[Opening Input records section]

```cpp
template <int C, int HT>
__global__ __launch_bounds__(256, 2) void wgrad_mlp_kernel(WgradMlpArgs p) {
  constexpr int KJ = C / 32, CT = C / 16, HW = 64 * HT, PW = C + 8, TK = 32;
  constexpr int NW = HW * C / 8, PWN = NW / 256;
  constexpr int NT = TK * C / 8, PTN = (NT + 255) / 256;
  static_assert(NW % 256 == 0, "weight chunk pieces must divide over the 256 threads");
  __shared__ __attribute__((aligned(16))) char smem[WgradMlpLds<C, HT>::bytes];
  bf16_t* W1c = (bf16_t*)smem;
  bf16_t* W2c = W1c + HW * PW;
  bf16_t* Ht = W2c + HW * PW;
  bf16_t* Dt = Ht + TK * PW;
  const int tid = threadIdx.x, lane = tid & 63, wave = tid >> 6, g = lane >> 4, lc = lane & 15;
  const int hid = p.hid, nchunk = hid / HW;
  int L = blockIdx.x, slice, chunk;
  if (p.nslice_launch % 8 == 0) { const int j = L >> 3; slice = (L & 7) * (p.nslice_launch >> 3) + j / nchunk; chunk = j % nchunk; }
  else { slice = L / nchunk; chunk = L % nchunk; }
  if (slice >= p.nslice) return;
  const int row_beg = slice * p.rows_per_slice, row_end = min(p.M, row_beg + p.rows_per_slice);

  {
    const bf16_t* s1 = p.W1 + (size_t)chunk * HW * C;
    const bf16_t* s2 = p.W2T + (size_t)chunk * HW * C;
    u32x4_t r1[PWN], r2[PWN];
#pragma unroll
    for (int u = 0; u < PWN; ++u) { r1[u] = *(const u32x4_t*)(s1 + (size_t)(tid + u * 256) * 8); r2[u] = *(const u32x4_t*)(s2 + (size_t)(tid + u * 256) * 8); }
#pragma unroll
    for (int u = 0; u < PWN; ++u) {
      const int i = tid + u * 256;
      *(u32x4_t*)(W1c + (i / (C / 8)) * PW + (i % (C / 8)) * 8) = r1[u];
      *(u32x4_t*)(W2c + (i / (C / 8)) * PW + (i % (C / 8)) * 8) = r2[u];
    }
  }
  float bias[HT];
#pragma unroll
  for (int hh = 0; hh < HT; ++hh) bias[hh] = p.b1[chunk * HW + (wave * HT + hh) * 16 + lc];

  f32x4_t aW1[HT][CT], aW2[HT][CT];
  float sdu[HT];
#pragma unroll
  for (int hh = 0; hh < HT; ++hh) {
    sdu[hh] = 0.f;
#pragma unroll
    for (int ct = 0; ct < CT; ++ct) { aW1[hh][ct] = (f32x4_t){0.f, 0.f, 0.f, 0.f}; aW2[hh][ct] = (f32x4_t){0.f, 0.f, 0.f, 0.f}; }
  }
  float sdz = 0.f;

  u32x4_t rh[PTN], rd[PTN];
  auto load_rows = [&](int r0) {
#pragma unroll
    for (int u = 0; u < PTN; ++u) {
      const int i = min(tid + u * 256, NT - 1);
      const int row = min(r0 + i / (C / 8), p.M - 1);
      const size_t o = (size_t)row * C + (i % (C / 8)) * 8;
      rh[u] = *(const u32x4_t*)(p.h16 + o);
      rd[u] = *(const u32x4_t*)(p.dz + o);
    }
  };
  auto store_rows = [&](int r0) {
#pragma unroll
    for (int u = 0; u < PTN; ++u) {
      const int i = tid + u * 256;
      if (i < NT) {
        const int tr = i / (C / 8);
        const bool ok = r0 + tr < row_end;
        const u32x4_t z = {0u, 0u, 0u, 0u};
        *(u32x4_t*)(Ht + tr * PW + (i % (C / 8)) * 8) = ok ? rh[u] : z;
        *(u32x4_t*)(Dt + tr * PW + (i % (C / 8)) * 8) = ok ? rd[u] : z;
      }
    }
  };
  const int nsteps = (p.rows_per_slice + TK - 1) / TK;
  load_rows(row_beg);
  for (int st = 0; st < nsteps; ++st) {
    const int r0 = row_beg + st * TK;
    __syncthreads();
    store_rows(r0);
    __syncthreads();
    load_rows(r0 + TK);
    if (chunk == 0 && tid < C) {
#pragma unroll 8
      for (int t = 0; t < TK; ++t) sdz += bf2f(Dt[t * PW + tid]);
    }
    f32x4_t U[HT][2], D[HT][2];
#pragma unroll
    for (int hh = 0; hh < HT; ++hh)
#pragma unroll
      for (int tt = 0; tt < 2; ++tt) { U[hh][tt] = (f32x4_t){0.f, 0.f, 0.f, 0.f}; D[hh][tt] = (f32x4_t){0.f, 0.f, 0.f, 0.f}; }
#pragma unroll
    for (int j = 0; j < KJ; ++j) {
      Frag<bf16_t> w1[HT], w2[HT];
#pragma unroll
      for (int hh = 0; hh < HT; ++hh) {
        w1[hh] = lds_frag_kc(W1c, PW, (wave * HT + hh) * 16, j * 32, lane);
        w2[hh] = lds_frag_kc(W2c, PW, (wave * HT + hh) * 16, j * 32, lane);
      }
#pragma unroll
      for (int tt = 0; tt < 2; ++tt) {
        const Frag<bf16_t> hA = lds_frag_kc(Ht, PW, tt * 16, j * 32, lane), dA = lds_frag_kc(Dt, PW, tt * 16, j * 32, lane);
#pragma unroll
        for (int hh = 0; hh < HT; ++hh) { mma16(U[hh][tt], hA, w1[hh]); mma16(D[hh][tt], dA, w2[hh]); }
      }
    }
    Frag<bf16_t> actf[HT], duf[HT];
#pragma unroll
    for (int hh = 0; hh < HT; ++hh) {
      float av[8], dv[8];
#pragma unroll
      for (int tt = 0; tt < 2; ++tt)
#pragma unroll
        for (int r = 0; r < 4; ++r) {
          const float x = U[hh][tt][r] + bias[hh];
          float cdf, e;
          gelu_terms(x, cdf, e);
          av[4 * tt + r] = x * cdf;
          dv[4 * tt + r] = D[hh][tt][r] * bf2f(f2bf(cdf + x * 0.3989422804014327f * e));
        }
      actf[hh] = frag_from_f32<bf16_t>(av);
      duf[hh] = frag_from_f32<bf16_t>(dv);
#pragma unroll
      for (int j = 0; j < 8; ++j) sdu[hh] += bf2f((bf16_t)duf[hh].v[j]);
    }
#pragma unroll
    for (int ct = 0; ct < CT; ++ct) {
      const Frag<bf16_t> hB = lds_frag_ks(Ht, PW, ct * 16, g * 4, 16 + g * 4, lane, p.use_tr);
      const Frag<bf16_t> dA = lds_frag_ks(Dt, PW, ct * 16, g * 4, 16 + g * 4, lane, p.use_tr);
#pragma unroll
      for (int hh = 0; hh < HT; ++hh) {
        mma16(aW1[hh][ct], duf[hh], hB);
        mma16(aW2[hh][ct], dA, actf[hh]);
      }
    }
  }

  float* pl = p.ws + (size_t)slice * p.plane;
  const size_t oW1 = 0, ob1 = (size_t)hid * C, oW2 = ob1 + hid, ob2 = oW2 + (size_t)C * hid;
#pragma unroll
  for (int hh = 0; hh < HT; ++hh) {
    const int hg = chunk * HW + (wave * HT + hh) * 16;
#pragma unroll
    for (int ct = 0; ct < CT; ++ct)
#pragma unroll
      for (int r = 0; r < 4; ++r) {
        pl[oW1 + (size_t)(hg + g * 4 + r) * C + ct * 16 + lc] = aW1[hh][ct][r];
        pl[oW2 + (size_t)(ct * 16 + g * 4 + r) * hid + hg + lc] = aW2[hh][ct][r];
      }
    float s = sdu[hh];
    s += __shfl_xor(s, 16, 64);
    s += __shfl_xor(s, 32, 64);
    if (g == 0) pl[ob1 + hg + lc] = s;
  }
  if (chunk == 0 && tid < C) pl[ob2 + tid] = sdz;
}

template <int ZL>
__global__ __launch_bounds__(256) void plane_reduce_kernel(const float* __restrict__ ws, float* __restrict__ grad, size_t plane, int nz,
                                                           size_t wlen, size_t w2beg, int mode, const float* scale) {
  const size_t n8 = plane / 8;
  const int zl = threadIdx.x % ZL;
  for (size_t i = ((size_t)blockIdx.x * blockDim.x + threadIdx.x) / ZL; i < n8; i += (size_t)gridDim.x * blockDim.x / ZL) {
    float acc[8];
#pragma unroll
    for (int j = 0; j < 8; ++j) acc[j] = 0.f;
#pragma unroll 4
    for (int z = zl; z < nz; z += ZL) {
      float v[8];
      ld8(ws + (size_t)z * plane, SCOT_F32, i * 8, v);
#pragma unroll
      for (int j = 0; j < 8; ++j) acc[j] += v[j];
    }
#pragma unroll
    for (int o = 1; o < ZL; o <<= 1)
#pragma unroll
      for (int j = 0; j < 8; ++j) acc[j] += __shfl_xor(acc[j], o, 64);
    if (zl == 0) {
      const size_t e = i * 8;
      const bool weight = e < wlen || (e >= w2beg && e < w2beg + wlen);
      grad_commit8(grad, e, acc, weight ? mode : SCOT_GRAD_ADD, scale);
    }
  }
}

extern int g_scot_use_tr;

static void wgrad_mlp_plan(int M, int C, int hid, int* nslice, int* rps) {
  const int want = C == 96 ? 256 : 512;
  const int hw = C == 96 ? 128 : 64, nchunk = hid / hw;
  int ns = (want + nchunk - 1) / nchunk;
  if (ns < 1) ns = 1;
  if (ns >= 8) ns = ns / 8 * 8;
  int r = ((M + ns - 1) / ns + 31) / 32 * 32;
  if (r < 256) r = 256;
  if (r > ((M + 31) / 32) * 32) r = ((M + 31) / 32) * 32;
  *rps = r;
  *nslice = (M + r - 1) / r;
}
static int round8(int n) { return n >= 8 ? (n + 7) / 8 * 8 : n; }

extern "C" size_t scot_wgrad_mlp_workspace_bytes(int M, int C, int hid) {
  if (M <= 0 || (C != 96 && C != 192) || hid != 4 * C) return 0;
  int ns, rps;
  wgrad_mlp_plan(M, C, hid, &ns, &rps);
  return (size_t)ns * ((size_t)2 * hid * C + hid + C) * sizeof(float);
}

extern "C" int scot_wgrad_mlp(const void* h16, const void* dz, const void* W1, const float* b1, const void* W2T, float* dW1, float* db1,
                              float* dW2, float* db2, int M, int C, int hid, void* workspace, size_t ws_bytes, int mode,
                              const float* grad_scale, hipStream_t stream) {
  if (M <= 0 || mode < 0 || mode > SCOT_GRAD_ADD_SCALED) return SCOT_ERR_SHAPE;
  if ((C != 96 && C != 192) || hid != 4 * C) return SCOT_ERR_UNSUPPORTED;
  if (!h16 || !dz || !W1 || !b1 || !W2T || !dW1 || !db1 || !dW2 || !db2 || !workspace) return SCOT_ERR_SHAPE;
  if (db1 != dW1 + (size_t)hid * C || dW2 != db1 + hid || db2 != dW2 + (size_t)C * hid) return SCOT_ERR_UNSUPPORTED;
  if ((((uintptr_t)h16 | (uintptr_t)dz | (uintptr_t)W1 | (uintptr_t)W2T | (uintptr_t)workspace | (uintptr_t)dW1) & 31) != 0) return SCOT_ERR_SHAPE;
  WgradMlpArgs a;
  a.h16 = (const bf16_t*)h16; a.dz = (const bf16_t*)dz; a.W1 = (const bf16_t*)W1; a.b1 = b1; a.W2T = (const bf16_t*)W2T;
  a.ws = (float*)workspace; a.M = M; a.hid = hid; a.use_tr = g_scot_use_tr;
  a.plane = (size_t)2 * hid * C + hid + C;
  wgrad_mlp_plan(M, C, hid, &a.nslice, &a.rows_per_slice);
  if ((size_t)a.nslice * a.plane * sizeof(float) > ws_bytes) return SCOT_ERR_SHAPE;
  const int nchunk = hid / (C == 96 ? 128 : 64);
  a.nslice_launch = round8(a.nslice);
  const dim3 grid((unsigned)(nchunk * a.nslice_launch)), block(256);
  if (C == 96) hipLaunchKernelGGL((wgrad_mlp_kernel<96, 2>), grid, block, 0, stream, a);
  else hipLaunchKernelGGL((wgrad_mlp_kernel<192, 1>), grid, block, 0, stream, a);
  int rc = scot_check_launch();
  if (rc != SCOT_OK) return rc;
  const size_t n8 = a.plane / 8;
  const int zl = a.nslice >= 32 ? 8 : a.nslice >= 4 ? 4 : 1;
  size_t blocks = (n8 * zl + 255) / 256; if (blocks > 2048) blocks = 2048;
  const dim3 gr((unsigned)blocks), b(256);
  const size_t wlen = (size_t)hid * C, w2beg = wlen + hid;
  if (zl == 8) hipLaunchKernelGGL(plane_reduce_kernel<8>, gr, b, 0, stream, a.ws, dW1, a.plane, a.nslice, wlen, w2beg, mode, grad_scale);
  else if (zl == 4) hipLaunchKernelGGL(plane_reduce_kernel<4>, gr, b, 0, stream, a.ws, dW1, a.plane, a.nslice, wlen, w2beg, mode, grad_scale);
  else hipLaunchKernelGGL(plane_reduce_kernel<1>, gr, b, 0, stream, a.ws, dW1, a.plane, a.nslice, wlen, w2beg, mode, grad_scale);
  return scot_check_launch();
}
```

Baseline: 3541.

## Double-buffer MLP wgrad row tiles, split rows across two wave halves

For C=96 the MLP weight-gradient kernel now runs 512 threads. Two groups of four waves each take half of a 64-row tile and share one copy of the weight chunk in LDS. Their partial accumulators are summed through LDS at the end. Row tiles are double-buffered, which halves barriers per step. The db2 column sum becomes an MFMA against a ones fragment spread across waves, and the plane reduce gains a 16-lane variant for many slices. The intent is better latency hiding and less serial per-thread work, at the cost of higher register and LDS pressure and a lower occupancy bound.

```diff
diff --git a/poseidon_amd/csrc/wgrad_mlp.hip b/poseidon_amd/csrc/wgrad_mlp.hip
--- a/poseidon_amd/csrc/wgrad_mlp.hip
+++ b/poseidon_amd/csrc/wgrad_mlp.hip
@@ -13,23 +13,28 @@
   int nslice_launch;
 };
 
-template <int C, int HT> struct WgradMlpLds {
-  static constexpr int HW = 64 * HT, PW = C + 8, TK = 32;
-  static constexpr size_t bytes = (size_t)(2 * HW * PW + 2 * TK * PW) * 2;
+template <int C, int HT, int NH, int NBUF> struct WgradMlpLds {
+  static constexpr int HW = 64 * HT, PW = C + 8, TK = 32 * NH;
+  static constexpr size_t wbytes = (size_t)2 * HW * PW * 2, tbytes = (size_t)2 * TK * PW * 2;
+  static constexpr size_t bytes = wbytes + NBUF * tbytes;
+  static constexpr int NRED = 2 * HT * (C / 16) * 4 + HT + 4;
+  static_assert(NH == 1 || NBUF == 2, "the half-to-half sum reuses LDS that the last step's barrier has released");
+  static_assert(NH == 1 || (size_t)NRED * 256 * 4 <= bytes, "the half-to-half sum must fit in the kernel's LDS");
 };
 
-template <int C, int HT>
-__global__ __launch_bounds__(256, 2) void wgrad_mlp_kernel(WgradMlpArgs p) {
-  constexpr int KJ = C / 32, CT = C / 16, HW = 64 * HT, PW = C + 8, TK = 32;
-  constexpr int NW = HW * C / 8, PWN = NW / 256;
-  constexpr int NT = TK * C / 8, PTN = (NT + 255) / 256;
-  static_assert(NW % 256 == 0, "weight chunk pieces must divide over the 256 threads");
-  __shared__ __attribute__((aligned(16))) char smem[WgradMlpLds<C, HT>::bytes];
+template <int C, int HT, int NH, int NBUF>
+__global__ __launch_bounds__(256 * NH, 2 / NH) void wgrad_mlp_kernel(WgradMlpArgs p) {
+  using Lds = WgradMlpLds<C, HT, NH, NBUF>;
+  constexpr int KJ = C / 32, CT = C / 16, HW = 64 * HT, PW = C + 8, TK = Lds::TK, NTH = 256 * NH;
+  constexpr int NW = HW * C / 8, PWN = NW / NTH;
+  constexpr int NT = TK * C / 8, PTN = (NT + NTH - 1) / NTH;
+  static_assert(NW % NTH == 0, "weight chunk pieces must divide over the threads");
+  __shared__ __attribute__((aligned(16))) char smem[Lds::bytes];
   bf16_t* W1c = (bf16_t*)smem;
   bf16_t* W2c = W1c + HW * PW;
-  bf16_t* Ht = W2c + HW * PW;
-  bf16_t* Dt = Ht + TK * PW;
+  bf16_t* ring = W2c + HW * PW;
   const int tid = threadIdx.x, lane = tid & 63, wave = tid >> 6, g = lane >> 4, lc = lane & 15;
+  const int wq = wave & 3, half = wave >> 2;
   const int hid = p.hid, nchunk = hid / HW;
   int L = blockIdx.x, slice, chunk;
   if (p.nslice_launch % 8 == 0) { const int j = L >> 3; slice = (L & 7) * (p.nslice_launch >> 3) + j / nchunk; chunk = j % nchunk; }
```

[Closing Input records section]

Lines containing the word "tiles" are to be pulled from the records and copied.

▶ [Output for this exercise]
## Double-buffer MLP wgrad row tiles, split rows across two wave halves
For C=96 the MLP weight-gradient kernel now runs 512 threads. Two groups of four waves each take half of a 64-row tile and share one copy of the weight chunk in LDS. Their partial accumulators are summed through LDS at the end. Row tiles are double-buffered, which halves barriers per step. The db2 column sum becomes an MFMA against a ones fragment spread across waves, and the plane reduce gains a 16-lane variant for many slices. The intent is better latency hiding and less serial per-thread work, at the cost of higher register and LDS pressure and a lower occupancy bound.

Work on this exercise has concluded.